Start of EXCERPTED DATA
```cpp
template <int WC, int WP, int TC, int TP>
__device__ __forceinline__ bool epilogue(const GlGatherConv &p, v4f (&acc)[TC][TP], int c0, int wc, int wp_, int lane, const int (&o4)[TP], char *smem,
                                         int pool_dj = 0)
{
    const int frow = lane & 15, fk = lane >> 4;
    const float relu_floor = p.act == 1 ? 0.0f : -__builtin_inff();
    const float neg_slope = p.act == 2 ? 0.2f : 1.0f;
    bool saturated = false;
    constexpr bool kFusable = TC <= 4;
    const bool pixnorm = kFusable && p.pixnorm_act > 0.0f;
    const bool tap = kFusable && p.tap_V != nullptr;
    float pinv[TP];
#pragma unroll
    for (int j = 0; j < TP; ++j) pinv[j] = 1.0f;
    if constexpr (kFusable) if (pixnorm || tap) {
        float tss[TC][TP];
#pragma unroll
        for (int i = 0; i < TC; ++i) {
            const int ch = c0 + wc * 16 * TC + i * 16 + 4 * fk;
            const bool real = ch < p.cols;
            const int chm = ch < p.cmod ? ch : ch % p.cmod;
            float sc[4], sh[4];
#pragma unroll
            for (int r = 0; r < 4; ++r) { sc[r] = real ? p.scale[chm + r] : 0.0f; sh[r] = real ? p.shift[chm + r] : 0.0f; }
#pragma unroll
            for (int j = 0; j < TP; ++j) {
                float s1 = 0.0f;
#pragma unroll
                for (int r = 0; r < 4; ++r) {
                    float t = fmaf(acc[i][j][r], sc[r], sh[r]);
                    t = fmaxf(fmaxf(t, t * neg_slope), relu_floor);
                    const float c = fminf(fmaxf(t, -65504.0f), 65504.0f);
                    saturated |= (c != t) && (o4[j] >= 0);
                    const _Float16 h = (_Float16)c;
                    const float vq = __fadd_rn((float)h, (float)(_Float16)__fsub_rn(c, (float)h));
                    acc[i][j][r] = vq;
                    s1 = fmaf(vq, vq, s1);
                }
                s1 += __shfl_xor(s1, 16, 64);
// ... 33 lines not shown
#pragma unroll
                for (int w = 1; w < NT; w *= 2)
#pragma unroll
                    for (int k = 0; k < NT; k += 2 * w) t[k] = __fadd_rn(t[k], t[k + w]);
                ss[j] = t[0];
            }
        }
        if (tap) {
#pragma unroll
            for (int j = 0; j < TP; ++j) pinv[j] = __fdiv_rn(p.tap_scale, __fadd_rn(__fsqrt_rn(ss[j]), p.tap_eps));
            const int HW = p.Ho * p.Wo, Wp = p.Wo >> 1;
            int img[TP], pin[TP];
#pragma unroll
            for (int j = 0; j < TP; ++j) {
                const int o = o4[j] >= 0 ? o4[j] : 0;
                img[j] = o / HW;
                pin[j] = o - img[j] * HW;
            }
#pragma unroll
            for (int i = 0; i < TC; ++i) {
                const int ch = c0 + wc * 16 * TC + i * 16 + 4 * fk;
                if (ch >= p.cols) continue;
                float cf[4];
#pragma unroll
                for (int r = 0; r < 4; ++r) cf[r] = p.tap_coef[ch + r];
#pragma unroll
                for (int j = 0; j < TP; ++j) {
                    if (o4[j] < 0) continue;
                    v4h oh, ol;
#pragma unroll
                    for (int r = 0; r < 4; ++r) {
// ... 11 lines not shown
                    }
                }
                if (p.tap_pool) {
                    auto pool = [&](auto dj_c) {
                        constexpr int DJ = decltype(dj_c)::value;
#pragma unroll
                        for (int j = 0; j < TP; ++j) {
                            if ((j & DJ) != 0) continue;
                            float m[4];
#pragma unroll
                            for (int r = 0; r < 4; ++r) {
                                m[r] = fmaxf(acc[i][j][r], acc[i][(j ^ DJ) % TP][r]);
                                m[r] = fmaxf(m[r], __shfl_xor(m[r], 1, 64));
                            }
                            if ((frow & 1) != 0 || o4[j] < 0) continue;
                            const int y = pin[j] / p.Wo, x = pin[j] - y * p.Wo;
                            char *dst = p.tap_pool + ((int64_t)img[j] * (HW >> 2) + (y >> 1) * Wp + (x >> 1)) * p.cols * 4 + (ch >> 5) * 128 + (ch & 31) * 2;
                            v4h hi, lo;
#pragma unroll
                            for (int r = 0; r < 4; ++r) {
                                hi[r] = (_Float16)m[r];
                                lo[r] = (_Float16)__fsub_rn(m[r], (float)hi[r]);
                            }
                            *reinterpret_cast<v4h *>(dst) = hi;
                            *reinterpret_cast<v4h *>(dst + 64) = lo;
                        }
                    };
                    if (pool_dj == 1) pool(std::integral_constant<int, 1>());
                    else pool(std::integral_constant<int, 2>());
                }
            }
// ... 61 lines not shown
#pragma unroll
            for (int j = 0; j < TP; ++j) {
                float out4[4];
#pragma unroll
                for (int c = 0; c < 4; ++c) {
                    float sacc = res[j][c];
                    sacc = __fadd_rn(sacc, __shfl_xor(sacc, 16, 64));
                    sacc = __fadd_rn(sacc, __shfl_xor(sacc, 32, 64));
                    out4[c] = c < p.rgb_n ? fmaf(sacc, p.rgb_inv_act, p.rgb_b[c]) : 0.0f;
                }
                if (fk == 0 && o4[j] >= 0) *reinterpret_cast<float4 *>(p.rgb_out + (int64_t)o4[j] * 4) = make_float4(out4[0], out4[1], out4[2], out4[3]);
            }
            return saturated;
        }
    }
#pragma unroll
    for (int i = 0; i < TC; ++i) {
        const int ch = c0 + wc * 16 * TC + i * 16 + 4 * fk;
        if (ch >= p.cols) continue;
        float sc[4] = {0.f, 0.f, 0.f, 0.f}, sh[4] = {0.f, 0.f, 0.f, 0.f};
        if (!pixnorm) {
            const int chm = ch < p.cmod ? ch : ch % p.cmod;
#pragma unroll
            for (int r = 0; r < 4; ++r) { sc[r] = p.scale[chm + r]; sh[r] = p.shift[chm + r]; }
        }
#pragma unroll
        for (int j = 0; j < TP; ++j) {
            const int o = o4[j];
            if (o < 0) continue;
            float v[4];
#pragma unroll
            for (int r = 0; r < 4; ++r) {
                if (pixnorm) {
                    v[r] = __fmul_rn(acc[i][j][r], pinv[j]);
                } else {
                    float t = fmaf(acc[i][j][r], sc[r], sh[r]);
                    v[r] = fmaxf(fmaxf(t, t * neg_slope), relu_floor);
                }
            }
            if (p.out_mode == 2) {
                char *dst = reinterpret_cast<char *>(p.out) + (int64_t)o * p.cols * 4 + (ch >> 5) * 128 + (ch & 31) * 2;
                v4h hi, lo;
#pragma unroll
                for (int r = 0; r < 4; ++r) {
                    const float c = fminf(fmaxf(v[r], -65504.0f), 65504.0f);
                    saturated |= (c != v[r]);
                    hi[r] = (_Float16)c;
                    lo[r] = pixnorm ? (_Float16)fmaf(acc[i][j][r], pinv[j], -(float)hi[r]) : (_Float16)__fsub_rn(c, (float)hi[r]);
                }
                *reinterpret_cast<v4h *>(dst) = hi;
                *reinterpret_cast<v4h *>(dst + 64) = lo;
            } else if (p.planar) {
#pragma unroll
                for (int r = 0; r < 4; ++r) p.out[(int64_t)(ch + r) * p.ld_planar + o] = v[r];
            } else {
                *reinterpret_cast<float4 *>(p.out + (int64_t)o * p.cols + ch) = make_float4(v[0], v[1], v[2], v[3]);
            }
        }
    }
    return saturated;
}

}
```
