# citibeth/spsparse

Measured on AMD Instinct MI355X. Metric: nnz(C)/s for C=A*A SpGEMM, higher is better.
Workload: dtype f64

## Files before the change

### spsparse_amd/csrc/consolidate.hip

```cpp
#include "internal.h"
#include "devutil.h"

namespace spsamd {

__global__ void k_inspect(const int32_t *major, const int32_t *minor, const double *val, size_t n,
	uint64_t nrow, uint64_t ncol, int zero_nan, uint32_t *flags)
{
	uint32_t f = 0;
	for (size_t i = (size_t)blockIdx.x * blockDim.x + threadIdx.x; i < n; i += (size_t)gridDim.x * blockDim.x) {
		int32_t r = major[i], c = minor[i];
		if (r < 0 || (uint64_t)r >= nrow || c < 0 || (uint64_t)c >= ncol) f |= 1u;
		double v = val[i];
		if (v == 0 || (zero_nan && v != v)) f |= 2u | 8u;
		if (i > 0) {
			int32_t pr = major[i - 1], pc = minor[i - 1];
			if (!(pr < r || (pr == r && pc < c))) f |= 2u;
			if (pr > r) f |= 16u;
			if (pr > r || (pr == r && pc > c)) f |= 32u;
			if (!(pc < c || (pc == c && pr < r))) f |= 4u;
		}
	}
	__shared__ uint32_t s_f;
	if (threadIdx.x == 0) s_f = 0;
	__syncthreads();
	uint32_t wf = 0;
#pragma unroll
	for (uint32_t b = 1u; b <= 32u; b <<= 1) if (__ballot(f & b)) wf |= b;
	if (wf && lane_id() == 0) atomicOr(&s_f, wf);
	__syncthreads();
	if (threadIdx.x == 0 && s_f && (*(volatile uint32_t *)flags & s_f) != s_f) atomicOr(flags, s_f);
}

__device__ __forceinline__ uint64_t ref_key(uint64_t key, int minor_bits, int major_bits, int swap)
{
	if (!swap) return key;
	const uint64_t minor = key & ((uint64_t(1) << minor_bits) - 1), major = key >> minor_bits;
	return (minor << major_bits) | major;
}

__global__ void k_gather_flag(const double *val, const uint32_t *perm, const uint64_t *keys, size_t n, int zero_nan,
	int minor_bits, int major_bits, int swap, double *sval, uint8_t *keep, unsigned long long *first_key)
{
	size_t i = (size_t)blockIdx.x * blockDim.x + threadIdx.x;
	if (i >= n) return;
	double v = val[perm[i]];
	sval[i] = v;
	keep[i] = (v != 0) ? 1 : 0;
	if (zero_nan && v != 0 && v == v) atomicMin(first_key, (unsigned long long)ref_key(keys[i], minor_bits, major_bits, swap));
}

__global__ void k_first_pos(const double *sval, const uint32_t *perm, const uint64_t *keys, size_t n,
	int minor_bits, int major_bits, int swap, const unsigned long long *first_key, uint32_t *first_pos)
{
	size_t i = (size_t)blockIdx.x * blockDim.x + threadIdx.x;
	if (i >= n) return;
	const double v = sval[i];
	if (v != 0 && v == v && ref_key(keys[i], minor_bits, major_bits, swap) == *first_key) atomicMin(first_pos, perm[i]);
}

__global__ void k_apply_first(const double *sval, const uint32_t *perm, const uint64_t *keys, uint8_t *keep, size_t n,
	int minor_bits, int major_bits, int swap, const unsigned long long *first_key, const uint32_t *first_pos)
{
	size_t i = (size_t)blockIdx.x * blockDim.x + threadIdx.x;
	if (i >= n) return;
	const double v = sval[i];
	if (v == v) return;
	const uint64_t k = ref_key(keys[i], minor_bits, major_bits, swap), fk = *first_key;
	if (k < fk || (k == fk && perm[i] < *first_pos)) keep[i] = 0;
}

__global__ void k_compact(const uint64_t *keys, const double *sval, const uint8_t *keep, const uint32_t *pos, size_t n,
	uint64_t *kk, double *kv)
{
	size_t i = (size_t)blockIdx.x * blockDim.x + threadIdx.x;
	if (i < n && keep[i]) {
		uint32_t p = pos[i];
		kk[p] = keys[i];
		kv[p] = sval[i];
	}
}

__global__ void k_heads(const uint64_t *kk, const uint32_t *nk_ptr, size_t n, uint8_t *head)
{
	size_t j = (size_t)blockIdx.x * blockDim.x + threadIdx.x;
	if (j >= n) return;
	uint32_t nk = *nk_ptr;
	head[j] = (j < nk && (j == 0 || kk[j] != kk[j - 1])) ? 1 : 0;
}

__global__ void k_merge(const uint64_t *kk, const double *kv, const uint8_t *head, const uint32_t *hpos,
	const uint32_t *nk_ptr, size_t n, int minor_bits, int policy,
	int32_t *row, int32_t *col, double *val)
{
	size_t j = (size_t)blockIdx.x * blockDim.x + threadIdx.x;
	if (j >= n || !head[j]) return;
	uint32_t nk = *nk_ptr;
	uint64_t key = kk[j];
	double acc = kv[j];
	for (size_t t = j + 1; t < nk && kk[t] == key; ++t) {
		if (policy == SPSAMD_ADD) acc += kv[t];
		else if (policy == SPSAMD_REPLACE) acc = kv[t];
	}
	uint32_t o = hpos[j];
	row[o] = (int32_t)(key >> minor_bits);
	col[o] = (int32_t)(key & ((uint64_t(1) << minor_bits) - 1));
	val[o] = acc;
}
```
End of EXCERPTED DATA
§ YOUR OBJECTIVE:
Show all lines in the entries above where the string "hpos" appears.

§ YOUR SOLUTION:
__global__ void k_merge(const uint64_t *kk, const double *kv, const uint8_t *head, const uint32_t *hpos,
	uint32_t o = hpos[j];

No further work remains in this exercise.